- Born: February 17, 1922 Hamden, Connecticut
- Died: March 4, 2008 (aged 86)
- Education: University of Minnesota, University of Texas
- Known for: Topology
- Scientific career
- Fields: Mathematics
- Institutions: University of Pennsylvania, Institute for Advanced Study, Louisiana State University
- Doctoral advisor: Robert Lee Moore

= Richard Davis Anderson =

American mathematician

Richard Davis Anderson Sr. (February 17, 1922 - March 4, 2008) was an American mathematician known internationally for his work in infinite-dimensional topology. Much of his early work focused on proofs surrounding Hilbert space and Hilbert cubes.

== Life ==
Richard Anderson and his twin brother, John, were born February 17, 1922, in Hamden, Connecticut. He received a bachelor's degree in mathematics from the University of Minnesota in 1941, after just two years of study. He went on to graduate school at the University of Texas at Austin, where he studied under R. L. Moore. His graduate work was interrupted by World War II. Two days after the Japanese attack on Pearl Harbor, he enlisted in the United States Navy. During his term in the U. S. Navy, he served on the USS Rocky Mount.

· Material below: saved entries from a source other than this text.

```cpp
struct T2Big {
    oodgan_conv_args a;
    const uint4* xs;
    SDims xd;
    const float* w_unscale;
    int Hn, Wn, Hout, Wout, tiles_x, tiles_y, mblocks, Mp;
    long out_plane;
    int etiles;
    int etotal, eblocks;
};

constexpr int TE_RECS = 257;

template <bool EDGE>
__device__ __forceinline__ void t2big_body(const T2Big& p, const uint4* __restrict__ wpk16, unsigned char* smem, int w) {
    const oodgan_conv_args& a = p.a;
    const int tid = threadIdx.x, lane = tid & 63;
    const int wave = __builtin_amdgcn_readfirstlane(tid >> 6);
    const int l31 = lane & 31, half = lane >> 5;

    const int mblk = w % p.mblocks;
    w /= p.mblocks;
    const int ntile = EDGE ? p.etiles : p.tiles_x * p.tiles_y;
    const int tile = w % ntile, b = w / ntile;
    const int r0 = (tile / p.tiles_x) * 8, c0 = (tile % p.tiles_x) * 32, m0 = mblk * 64;
    const int e0 = tile * 256;
    const int M = a.M, H = p.Hn, W = p.Wn;

    unsigned off[TB_NPW];
#pragma unroll
    for (int i = 0; i < TB_NPW; ++i) {
        int pc = wave + 8 * i;
        if (pc >= TB_PIECES) pc = TB_PIECES - 1;
        if (pc < TB_XPIECES && EDGE) {
            const int P = pc * 64 + lane, rec = P >> 2, e = e0 - 1 + rec;
            int prow = 0, pcol = 0;
            if (rec < TE_RECS && e <= W) { prow = H; pcol = e + 1; }
            else if (rec < TE_RECS && e <= W + H) { prow = e - W; pcol = W; }
            off[i] = (unsigned)((((long)prow * p.xd.Wp + pcol) * 4 + (P & 3)) * 16);
        } else if (pc < TB_XPIECES) {
            int P = pc * 64 + lane;
            if (P >= TB_XSLOTS) P = TB_XSLOTS - 1;
            const int row = P / (TB_C * 4), q = P % (TB_C * 4);
            const int c = q >> 2, s = ((q & 3) - ((c >> 2) & 3)) & 3;
            off[i] = (unsigned)((((long)(r0 + row) * p.xd.Wp + (c0 + c)) * 4 + s) * 16);
        } else {
            const int u = (pc - TB_XPIECES) * 64 + lane;
            off[i] = (unsigned)((((long)(u >> 6) * p.Mp) + m0 + (u & 63)) * 16);
        }
    }
    const unsigned char* xb = reinterpret_cast<const unsigned char*>(p.xs) + (long)b * p.xd.KC * p.xd.plane * 16;
    const long xplane_bytes = p.xd.plane * 16;
    const unsigned char* wb = reinterpret_cast<const unsigned char*>(wpk16);
    const long wchunk_bytes = (long)36 * p.Mp * 16;
    const int nchunk = (a.K + 15) / 16;

    auto dma_piece = [&](int t, int buf, int i) {
        int pc = wave + 8 * i;
        if (pc >= TB_PIECES) pc = TB_PIECES - 1;
        const unsigned char* src = (pc < TB_XPIECES ? xb + (long)t * xplane_bytes : wb + (long)t * wchunk_bytes) + off[i];
        __builtin_amdgcn_global_load_lds((const __attribute__((address_space(1))) void*)src, (lds_void*)(smem + buf * TB_STAGE + pc * 1024), 16, 0, 0);
    };
    auto dma_stage = [&](int t, int buf) {
#pragma unroll
        for (int i = 0; i < TB_NPW; ++i) dma_piece(t, buf, i);
    };

    f32x16 acc[2][4];
#pragma unroll
    for (int mt = 0; mt < 2; ++mt)
#pragma unroll
        for (int ph = 0; ph < 4; ++ph)
#pragma unroll
            for (int r = 0; r < 16; ++r) acc[mt][ph][r] = 0.f;

    unsigned lrd[2][2][2];
#pragma unroll
    for (int da = 0; da < 2; ++da)
#pragma unroll
        for (int db = 0; db < 2; ++db)
#pragma unroll
            for (int lo = 0; lo < 2; ++lo) {
                if (EDGE) {
                    const int el = 32 * wave + l31, e = e0 + el;
                    int rec = TE_RECS;
                    if (e <= W) { if (da == 1) rec = el + 1 - db; }
                    else if (e <= W + H) { if (db == 1) rec = el + 1 - da; }
                    lrd[da][db][lo] = rec * 64 + (((half + 2 * lo) & 3) << 4);
                    continue;
                }
                const int c = l31 + 1 - db;
                lrd[da][db][lo] = ((wave + 1 - da) * TB_C + c) * 64 + (((half + 2 * lo + ((c >> 2) & 3)) & 3) << 4);
            }
    const unsigned lwf = (half * 64 + l31) * 16;

    struct AFrag { half8 ah[2], al[2]; };
    auto load_a = [&](AFrag& f, const unsigned char* lw, auto tp_c) {
        constexpr int tp = decltype(tp_c)::value;
#pragma unroll
        for (int mt = 0; mt < 2; ++mt) {
            f.ah[mt] = *reinterpret_cast<const half8*>(lw + (((tp * 2 + 0) * 2) * 64 + mt * 32) * 16);
            f.al[mt] = *reinterpret_cast<const half8*>(lw + (((tp * 2 + 1) * 2) * 64 + mt * 32) * 16);
        }
    };
    half8 bh[2][2], bl[2][2];
    auto mfma_tap = [&](const AFrag& f, auto tp_c) {
        constexpr int tp = decltype(tp_c)::value;
        constexpr int ky = tp / 3, kx = tp % 3, ph = (ky & 1) * 2 + (kx & 1), da = ky >> 1, db = kx >> 1;
#pragma unroll
        for (int mt = 0; mt < 2; ++mt) acc[mt][ph] = __builtin_amdgcn_mfma_f32_32x32x16_f16(f.ah[mt], bh[da][db], acc[mt][ph], 0, 0, 0);
#pragma unroll
        for (int mt = 0; mt < 2; ++mt) acc[mt][ph] = __builtin_amdgcn_mfma_f32_32x32x16_f16(f.ah[mt], bl[da][db], acc[mt][ph], 0, 0, 0);
#pragma unroll
        for (int mt = 0; mt < 2; ++mt) acc[mt][ph] = __builtin_amdgcn_mfma_f32_32x32x16_f16(f.al[mt], bh[da][db], acc[mt][ph], 0, 0, 0);
    };
#define TB_IC(n) std::integral_constant<int, n>{}
#define TB_SB() __builtin_amdgcn_sched_barrier(0)
    float cst_o = 0.f;
    if (tid < 64 && m0 + tid < M) cst_o = a.out_scale ? a.out_scale[(long)b * a.out_scale_stride + m0 + tid] : 1.f;
    dma_stage(0, 0);
    if (tid < 64) {
        reinterpret_cast<float*>(smem + TB_CST)[tid] = cst_o;
        __builtin_amdgcn_s_waitcnt(0xC07F);
    }
    for (int t = 0; t < nchunk; ++t) {
        __builtin_amdgcn_s_waitcnt(0x0F70);
        __builtin_amdgcn_s_barrier();
        const bool pf = t + 1 < nchunk;
        const int nb = (t + 1) & 1;
#define TB_DMA(i) if (pf) dma_piece(t + 1, nb, (i));
        const unsigned char* lx = smem + (t & 1) * TB_STAGE;
        const unsigned char* lw = lx + TB_XBYTES + lwf;
#pragma unroll
        for (int da = 0; da < 2; ++da)
#pragma unroll
            for (int db = 0; db < 2; ++db) {
                bh[da][db] = *reinterpret_cast<const half8*>(lx + lrd[da][db][0]);
                bl[da][db] = *reinterpret_cast<const half8*>(lx + lrd[da][db][1]);
            }
        AFrag f0, f1;
        load_a(f0, lw, TB_IC(0));
        TB_SB();
        load_a(f1, lw, TB_IC(1)); TB_DMA(0) TB_SB(); mfma_tap(f0, TB_IC(0)); TB_SB();
        load_a(f0, lw, TB_IC(3)); TB_DMA(1) TB_SB(); mfma_tap(f1, TB_IC(1)); TB_SB();
        load_a(f1, lw, TB_IC(4)); TB_DMA(2) TB_SB(); mfma_tap(f0, TB_IC(3)); TB_SB();
        load_a(f0, lw, TB_IC(2)); TB_DMA(3) TB_SB(); mfma_tap(f1, TB_IC(4)); TB_SB();
        load_a(f1, lw, TB_IC(7)); TB_DMA(4) TB_SB(); mfma_tap(f0, TB_IC(2)); TB_SB();
        load_a(f0, lw, TB_IC(5)); TB_DMA(5) TB_SB(); mfma_tap(f1, TB_IC(7)); TB_SB();
        load_a(f1, lw, TB_IC(6)); TB_DMA(6) TB_SB(); mfma_tap(f0, TB_IC(5)); TB_SB();
        load_a(f0, lw, TB_IC(8)); TB_SB(); mfma_tap(f1, TB_IC(6)); TB_SB();
        mfma_tap(f0, TB_IC(8));
#undef TB_DMA
    }
#undef TB_IC
#undef TB_SB

    const float us = (p.w_unscale ? p.w_unscale[0] : 1.f) * (a.in_mul2 ? a.in_mul2[0] : 1.f);
    float* yb = a.y + (long)b * M * p.out_plane;
    const float* cst = reinterpret_cast<const float*>(smem + TB_CST);
    if constexpr (EDGE) {
        const int e = e0 + 32 * wave + l31;
        if (e > W + H) return;
        const bool rowt = e <= W;
        const int ie = e - W - 1;
#pragma unroll
        for (int mt = 0; mt < 2; ++mt)
#pragma unroll
            for (int r = 0; r < 16; ++r) {
                const int m = m0 + mt * 32 + (r & 3) + 8 * (r >> 2) + 4 * half;
                if (m >= M) continue;
                const float sc = cst[m - m0] * us;
                float* zp = yb + (long)m * p.out_plane;
                if (rowt) {
                    float* q = zp + (long)(2 * H) * a.out_pitch + 2 * e;
                    q[0] = acc[mt][0][r] * sc;
                    if (e < W) q[1] = acc[mt][1][r] * sc;
                } else {
                    zp[(long)(2 * ie) * a.out_pitch + 2 * W] = acc[mt][0][r] * sc;
                    zp[(long)(2 * ie + 1) * a.out_pitch + 2 * W] = acc[mt][2][r] * sc;
                }
            }
        return;
    }
    const int ip = r0 + wave, jp = c0 + l31;
    const int zx = 2 * jp;
    if (ip >= H || jp >= W) return;
#pragma unroll
    for (int mt = 0; mt < 2; ++mt)
#pragma unroll
        for (int r = 0; r < 16; ++r) {
            const int m = m0 + mt * 32 + (r & 3) + 8 * (r >> 2) + 4 * half;
            if (m >= M) continue;
            const float sc = cst[m - m0] * us;
#pragma unroll
            for (int py = 0; py < 2; ++py) {
                const int zy = 2 * ip + py;
                if (zy >= p.Hout) continue;
                *reinterpret_cast<float2*>(yb + (long)m * p.out_plane + (long)zy * a.out_pitch + zx) =
                    make_float2(acc[mt][py * 2 + 0][r] * sc, acc[mt][py * 2 + 1][r] * sc);
            }
        }
}


__global__ __launch_bounds__(512) void conv_f16s_t2big_kernel(const T2Big p, const uint4* __restrict__ wpk16) {
    extern __shared__ __attribute__((aligned(16))) unsigned char smem[];
    const int bid = blockIdx.x;
    if (bid < p.eblocks) {
        if (bid < p.etotal) t2big_body<true>(p, wpk16, smem, bid);
        return;
    }
    t2big_body<false>(p, wpk16, smem, xcd_remap(bid - p.eblocks, gridDim.x - p.eblocks));
}

}

namespace oodgan {

bool t2_big_eligible(const oodgan_conv_args& a) {
    if (!(a.mode == OODGAN_CONV_T2 && a.x_sform && a.M >= 64 && a.y != nullptr && a.in_scale == nullptr && a.in_shift == nullptr &&
          a.dotx == nullptr && a.noise == nullptr && a.bias == nullptr && a.act == OODGAN_ACT_NONE && a.ys == nullptr))
        return false;
    const long items = (long)((a.Hin + 7) / 8) * ((a.Win + 31) / 32) * a.B * ((a.M + 63) / 64);
    return items >= tunable(OODGAN_TUN_T2_BIG_MIN_ITEMS);
}

int launch_t2_big(const oodgan_conv_args& a_in, const void* wpk16, const float* unscale, hipStream_t st) {
    T2Big p;
    p.a = a_in;
    oodgan_conv_args& a = p.a;
    p.Hn = a.Hin; p.Wn = a.Win; p.Hout = 2 * a.Hin + 1; p.Wout = 2 * a.Win + 1;
    if (a.out_pitch == 0) a.out_pitch = p.Wout + 1;
    OODGAN_REQUIRE((a.out_pitch & 1) == 0 && a.out_pitch >= p.Wout + 1, "conv3x3 T2: out_pitch must be even and > 2W+1 (got %d)", a.out_pitch);
    p.out_plane = (long)p.Hout * a.out_pitch;
    p.xs = reinterpret_cast<const uint4*>(a.x);
    p.xd = sform_dims(a.K, a.Hin, a.Win);
    p.w_unscale = unscale;
    p.tiles_y = (p.Hn + 7) / 8;
    p.tiles_x = (p.Wn + 31) / 32;
    p.Mp = (a.M + 63) / 64 * 64;
    p.mblocks = (a.M + 63) / 64;
    OODGAN_REQUIRE(p.xd.plane * 16 < (1L << 32), "conv3x3 T2 big: input plane too large");
    p.etiles = (a.Hin + a.Win + 1 + 255) / 256;
    const long total = (long)p.tiles_x * p.tiles_y * a.B * p.mblocks, etotal = (long)p.etiles * a.B * p.mblocks;
    OODGAN_REQUIRE(total > 0 && total < (1L << 31), "conv3x3: grid too large");
    static bool once = ((void)hipFuncSetAttribute(reinterpret_cast<const void*>(&conv_f16s_t2big_kernel), hipFuncAttributeMaxDynamicSharedMemorySize, TB_SMEM), true);
    (void)once;
    static_assert(TE_RECS * 4 + 4 <= TB_XPIECES * 64, "edge records + the zero record fit the x region");
    p.etotal = (int)etotal;
    p.eblocks = (int)((etotal + 7) / 8 * 8);
    OODGAN_REQUIRE(total + p.eblocks < (1L << 31), "conv3x3: grid too large");
    hipLaunchKernelGGL(conv_f16s_t2big_kernel, dim3((unsigned)(total + p.eblocks)), dim3(512), TB_SMEM, st, p, reinterpret_cast<const uint4*>(wpk16));
    return check_launch("conv3x3_f16s_t2big");
}

}
```

Measured before the change: 7.881.

## Specialize edge blocks of the T2 transposed conv to load only needed taps

The edge (last row/column) blocks of the stride-2 transposed 3x3 conv now fetch only the x records and the three weight taps that contribute to each edge phase. Previously they ran the full nine-tap loop against mostly zero records. Row and column edges are split into separate tiles aligned to 256, and only live waves issue MFMAs. A three-buffer ring with two-deep prefetch and per-count waitcnts replaces the double buffer. The cost is more complex edge indexing, though edge blocks are a small part of the total grid.

New measurement: 7.931, median of 4. No clear change (+0.6%).

```diff
diff --git a/ood-gan-inversion_amd/csrc/conv_f16s_t2big.hip b/ood-gan-inversion_amd/csrc/conv_f16s_t2big.hip
--- a/ood-gan-inversion_amd/csrc/conv_f16s_t2big.hip
+++ b/ood-gan-inversion_amd/csrc/conv_f16s_t2big.hip
@@ -29,11 +29,18 @@
     const float* w_unscale;
     int Hn, Wn, Hout, Wout, tiles_x, tiles_y, mblocks, Mp;
     long out_plane;
+    int ecol0;
     int etiles;
     int etotal, eblocks;
 };
 
 constexpr int TE_RECS = 257;
+constexpr int TE_XPIECES = (TE_RECS * 4 + 63) / 64;
+constexpr int TE_XBYTES = TE_XPIECES * 1024;
+constexpr int TE_NPW = 4;
+constexpr int TE_STAGE = (TE_XPIECES + 12) * 1024;
+constexpr int TE_NBUF = 3;
+static_assert(TE_NBUF * TE_STAGE <= TB_CST, "the edge ring stays below the out-scale slots");
 
 template <bool EDGE>
 __device__ __forceinline__ void t2big_body(const T2Big& p, const uint4* __restrict__ wpk16, unsigned char* smem, int w) {
@@ -50,18 +57,35 @@
     const int e0 = tile * 256;
     const int M = a.M, H = p.Hn, W = p.Wn;
 
+    const int R = p.ecol0;
+    const bool e_roww = e0 < R;
+    const int e_npos = min(256, (e_roww ? W + 1 : R + H) - e0);
+    const int e_xp = ((e_npos + 31) / 32 * 32 + 1 + 15) >> 4;
+    const int e_npieces = e_xp + 12, e_npw = (e_npieces + 7) >> 3;
+    const bool e_live = 32 * wave < e_npos;
+
     unsigned off[TB_NPW];
 #pragma unroll
     for (int i = 0; i < TB_NPW; ++i) {
         int pc = wave + 8 * i;
+        if (EDGE) {
+            if (i >= TE_NPW) break;
+            if (pc >= e_npieces) pc = e_npieces - 1;
+            if (pc < e_xp) {
+                const int P = pc * 64 + lane, rec = P >> 2, e = e0 - 1 + rec;
+                int prow = 0, pcol = 0;
+                if (rec < TE_RECS && e <= W) { prow = H; pcol = e + 1; }
+                else if (rec < TE_RECS && e >= R && e < R + H) { prow = e - R + 1; pcol = W; }
+                off[i] = (unsigned)((((long)prow * p.xd.Wp + pcol) * 4 + (P & 3)) * 16);
+            } else {
+                const int j = pc - e_xp, slot = j >> 2;
+                const int tap = slot == 0 ? 8 : e_roww ? 5 + slot : 3 * slot - 1;
+                off[i] = (unsigned)((((long)(tap * 4 + (j & 3)) * p.Mp) + m0 + lane) * 16);
+            }
+            continue;
+        }
         if (pc >= TB_PIECES) pc = TB_PIECES - 1;
-        if (pc < TB_XPIECES && EDGE) {
-            const int P = pc * 64 + lane, rec = P >> 2, e = e0 - 1 + rec;
-            int prow = 0, pcol = 0;
-            if (rec < TE_RECS && e <= W) { prow = H; pcol = e + 1; }
-            else if (rec < TE_RECS && e <= W + H) { prow = e - W; pcol = W; }
-            off[i] = (unsigned)((((long)prow * p.xd.Wp + pcol) * 4 + (P & 3)) * 16);
-        } else if (pc < TB_XPIECES) {
+        if (pc < TB_XPIECES) {
             int P = pc * 64 + lane;
             if (P >= TB_XSLOTS) P = TB_XSLOTS - 1;
             const int row = P / (TB_C * 4), q = P % (TB_C * 4);
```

After returning from the war, he finished his doctoral work at the University of Texas and went on to teach mathematics at the University of Pennsylvania, where he went through the ranks of instructor, assistant professor, and associate professor (from 1951 to 1956). During this time he also spent two years (the academic years 1951–1952 and 1955–1956) at the Institute for Advanced Study in Princeton, New Jersey. He then accepted a post at Louisiana State University, where he became the university's first Boyd Professor of mathematics. Boyd Professor is Louisiana State University's highest professor rank.

== Accomplishments ==
- Served as vice president of the American Mathematical Society in 1972 and 1973.
- Served as president of the Mathematical Association of America in 1981 and 1982.
- Served as chair of the Council of Scientific Society Presidents in 1984.
- Received the Award for Distinguished Service to Mathematics from the Mathematical Association of America in 1978.
- Received the Bolzano Medal from the Czechoslovak Academy of Sciences in 1981.
- Invited lectures at conferences and colloquia in many places in the US and in cities of 21 other countries.